### PROBLEM REQUIREMENTS
Could every line of the data be printed exactly as it reads?

### DATA EXTRACTS
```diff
diff --git a/dbot_ros_amd/csrc/rbsensor_capi.hip b/dbot_ros_amd/csrc/rbsensor_capi.hip
--- a/dbot_ros_amd/csrc/rbsensor_capi.hip
+++ b/dbot_ros_amd/csrc/rbsensor_capi.hip
@@ -125,6 +125,7 @@
     int precision = RBS_PRECISION_F64;
     bool one_body_kernel = true;
     bool fused_copy = true;
+    rbs::CopyLead copy_lead_f64 = {0, 20}, copy_lead_f32 = {0, 0};
     bool exact = false;
     int age_max = 0;
     double* d_ptab = nullptr;
@@ -942,6 +943,12 @@
                        !P.groups && h->n_bodies == 1 && !h->many_clusters && !h->group && h->peer_world <= 1 && !h->ipc_exported &&
                        (h->precision == RBS_PRECISION_F32 || h->one_body_kernel);
     if (timed && fused) h->ring_update[tslot] = false;
+    P.lead_a = P.lead_b = P.lead_end = 0;
+    if (fused) {
+        const rbs::CopyLead cl = h->precision == RBS_PRECISION_F32 ? h->copy_lead_f32 : h->copy_lead_f64;
+        P.lead_a = cl.a; P.lead_b = cl.b;
+        P.lead_end = rbs::copy_lead_end(h->raster_blocks, cl.a, cl.b, n);
+    }
     if (const float* df = take_device_frame(h, s)) {
         constexpr int ptb = 64 * rbs::kPrepPerBlock;
         const int aux_blocks = (h->d_aux || df != h->d_frame) ? (h->npx + ptb - 1) / ptb : 0;
@@ -1569,6 +1576,11 @@
         if (const char* m = std::getenv("RBS_SHARED_TRAIL")) h->stp_allowed = std::atoi(m) != 0;
         if (const char* m = std::getenv("RBS_ONE_BODY")) h->one_body_kernel = std::atoi(m) != 0;
         if (const char* m = std::getenv("RBS_FUSED_COPY")) h->fused_copy = std::atoi(m) != 0;
+        if (const char* m = std::getenv("RBS_COPY_LEAD")) {
+            rbs::CopyLead cl;
+            if (!rbs::parse_copy_lead(m, &cl)) return fail(h, RBS_ERR_INVALID_ARGUMENT, fmt("RBS_COPY_LEAD: expected \"a,b\" with 0 <= a, b <= %d", rbs::kCopyLeadMax));
+            h->copy_lead_f64 = h->copy_lead_f32 = cl;
+        }
         if (const char* m = std::getenv("RBS_TRACKER_SPLIT_MAX")) h->tracker_split_max = std::atoi(m);
         if (const char* m = std::getenv("RBS_STP_ENTER")) h->stp_enter = std::atof(m);
         if (const char* m = std::getenv("RBS_STP_EVERY")) h->stp_every = std::max(1, std::atoi(m));
diff --git a/dbot_ros_amd/csrc/rbsensor_kernels.hip b/dbot_ros_amd/csrc/rbsensor_kernels.hip
--- a/dbot_ros_amd/csrc/rbsensor_kernels.hip
+++ b/dbot_ros_amd/csrc/rbsensor_kernels.hip
@@ -3,6 +3,7 @@
 #include <math.h>
 #include <stdint.h>
 
+#include "rbs_copy_lead.h"
 #include "rbs_math.h"
 
 namespace rbs {
@@ -145,6 +146,7 @@
     int n;
     int bands, band_rows;
     const int* rects;
+    int lead_a, lead_b, lead_end;
     Groups* groups;
     Strips* strips;
     int2* item_range;
@@ -1491,9 +1493,12 @@
 #ifndef RBS_FCOPY_UNROLL
 #define RBS_FCOPY_UNROLL 2
 #endif
-__device__ __forceinline__ void fused_window_copy(const DevParams& P, int particle)
-{
-    constexpr int kU = RBS_FCOPY_UNROLL;
+#ifndef RBS_FCOPY_LEAD_UNROLL
+#define RBS_FCOPY_LEAD_UNROLL 6
+#endif
+template <int kU>
+__device__ __forceinline__ void window_copy_unit(const DevParams& P, int particle)
+{
     const int parent = P.parents[particle];
     if ((unsigned)parent >= (unsigned)P.slots) return;
     const int4 u = P.win_used[particle];
@@ -1597,6 +1602,11 @@
     const int grid = (int)gridDim.x;
     const int static_end = grid;
     int item = (int)blockIdx.x;
+    if (FCOPY) {
+        int p0, p1;
+        copy_lead_range((int)blockIdx.x, grid, P.lead_a, P.lead_b, P.lead_end, &p0, &p1);
+        for (int p = p0; p < p1; ++p) window_copy_unit<RBS_FCOPY_LEAD_UNROLL>(P, p);
+    }
     for (;;) {
         if (item >= total) break;
         RBS_TICK(7);
@@ -1642,7 +1652,7 @@
                 }
             }
         }
-        if (FCOPY && item == first) fused_window_copy(P, particle);
+        if (FCOPY && item == first && particle >= P.lead_end) window_copy_unit<RBS_FCOPY_UNROLL>(P, particle);
         if (draw) {
             if (threadIdx.x == 0) {
                 if (ticket < 0) ticket = atomicAdd(&P.ctr_this[1], 1);
```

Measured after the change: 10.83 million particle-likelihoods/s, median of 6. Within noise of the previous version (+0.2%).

### SOLUTION TO THIS PROBLEM
```diff
diff --git a/dbot_ros_amd/csrc/rbsensor_capi.hip b/dbot_ros_amd/csrc/rbsensor_capi.hip
--- a/dbot_ros_amd/csrc/rbsensor_capi.hip
+++ b/dbot_ros_amd/csrc/rbsensor_capi.hip
@@ -125,6 +125,7 @@
     int precision = RBS_PRECISION_F64;
     bool one_body_kernel = true;
     bool fused_copy = true;
+    rbs::CopyLead copy_lead_f64 = {0, 20}, copy_lead_f32 = {0, 0};
     bool exact = false;
     int age_max = 0;
     double* d_ptab = nullptr;
@@ -942,6 +943,12 @@
                        !P.groups && h->n_bodies == 1 && !h->many_clusters && !h->group && h->peer_world <= 1 && !h->ipc_exported &&
                        (h->precision == RBS_PRECISION_F32 || h->one_body_kernel);
     if (timed && fused) h->ring_update[tslot] = false;
+    P.lead_a = P.lead_b = P.lead_end = 0;
+    if (fused) {
+        const rbs::CopyLead cl = h->precision == RBS_PRECISION_F32 ? h->copy_lead_f32 : h->copy_lead_f64;
+        P.lead_a = cl.a; P.lead_b = cl.b;
+        P.lead_end = rbs::copy_lead_end(h->raster_blocks, cl.a, cl.b, n);
+    }
     if (const float* df = take_device_frame(h, s)) {
         constexpr int ptb = 64 * rbs::kPrepPerBlock;
         const int aux_blocks = (h->d_aux || df != h->d_frame) ? (h->npx + ptb - 1) / ptb : 0;
@@ -1569,6 +1576,11 @@
         if (const char* m = std::getenv("RBS_SHARED_TRAIL")) h->stp_allowed = std::atoi(m) != 0;
         if (const char* m = std::getenv("RBS_ONE_BODY")) h->one_body_kernel = std::atoi(m) != 0;
         if (const char* m = std::getenv("RBS_FUSED_COPY")) h->fused_copy = std::atoi(m) != 0;
+        if (const char* m = std::getenv("RBS_COPY_LEAD")) {
+            rbs::CopyLead cl;
+            if (!rbs::parse_copy_lead(m, &cl)) return fail(h, RBS_ERR_INVALID_ARGUMENT, fmt("RBS_COPY_LEAD: expected \"a,b\" with 0 <= a, b <= %d", rbs::kCopyLeadMax));
+            h->copy_lead_f64 = h->copy_lead_f32 = cl;
+        }
         if (const char* m = std::getenv("RBS_TRACKER_SPLIT_MAX")) h->tracker_split_max = std::atoi(m);
         if (const char* m = std::getenv("RBS_STP_ENTER")) h->stp_enter = std::atof(m);
         if (const char* m = std::getenv("RBS_STP_EVERY")) h->stp_every = std::max(1, std::atoi(m));
diff --git a/dbot_ros_amd/csrc/rbsensor_kernels.hip b/dbot_ros_amd/csrc/rbsensor_kernels.hip
--- a/dbot_ros_amd/csrc/rbsensor_kernels.hip
+++ b/dbot_ros_amd/csrc/rbsensor_kernels.hip
@@ -3,6 +3,7 @@
 #include <math.h>
 #include <stdint.h>
 
+#include "rbs_copy_lead.h"
 #include "rbs_math.h"
 
 namespace rbs {
@@ -145,6 +146,7 @@
     int n;
     int bands, band_rows;
     const int* rects;
+    int lead_a, lead_b, lead_end;
     Groups* groups;
     Strips* strips;
     int2* item_range;
@@ -1491,9 +1493,12 @@
 #ifndef RBS_FCOPY_UNROLL
 #define RBS_FCOPY_UNROLL 2
 #endif
-__device__ __forceinline__ void fused_window_copy(const DevParams& P, int particle)
-{
-    constexpr int kU = RBS_FCOPY_UNROLL;
+#ifndef RBS_FCOPY_LEAD_UNROLL
+#define RBS_FCOPY_LEAD_UNROLL 6
+#endif
+template <int kU>
+__device__ __forceinline__ void window_copy_unit(const DevParams& P, int particle)
+{
     const int parent = P.parents[particle];
     if ((unsigned)parent >= (unsigned)P.slots) return;
     const int4 u = P.win_used[particle];
@@ -1597,6 +1602,11 @@
     const int grid = (int)gridDim.x;
     const int static_end = grid;
     int item = (int)blockIdx.x;
+    if (FCOPY) {
+        int p0, p1;
+        copy_lead_range((int)blockIdx.x, grid, P.lead_a, P.lead_b, P.lead_end, &p0, &p1);
+        for (int p = p0; p < p1; ++p) window_copy_unit<RBS_FCOPY_LEAD_UNROLL>(P, p);
+    }
     for (;;) {
         if (item >= total) break;
         RBS_TICK(7);
@@ -1642,7 +1652,7 @@
                 }
             }
         }
-        if (FCOPY && item == first) fused_window_copy(P, particle);
+        if (FCOPY && item == first && particle >= P.lead_end) window_copy_unit<RBS_FCOPY_UNROLL>(P, particle);
         if (draw) {
             if (threadIdx.x == 0) {
                 if (ticket < 0) ticket = atomicAdd(&P.ctr_this[1], 1);
```

Measured after the change: 10.83 million particle-likelihoods/s, median of 6. Within noise of the previous version (+0.2%).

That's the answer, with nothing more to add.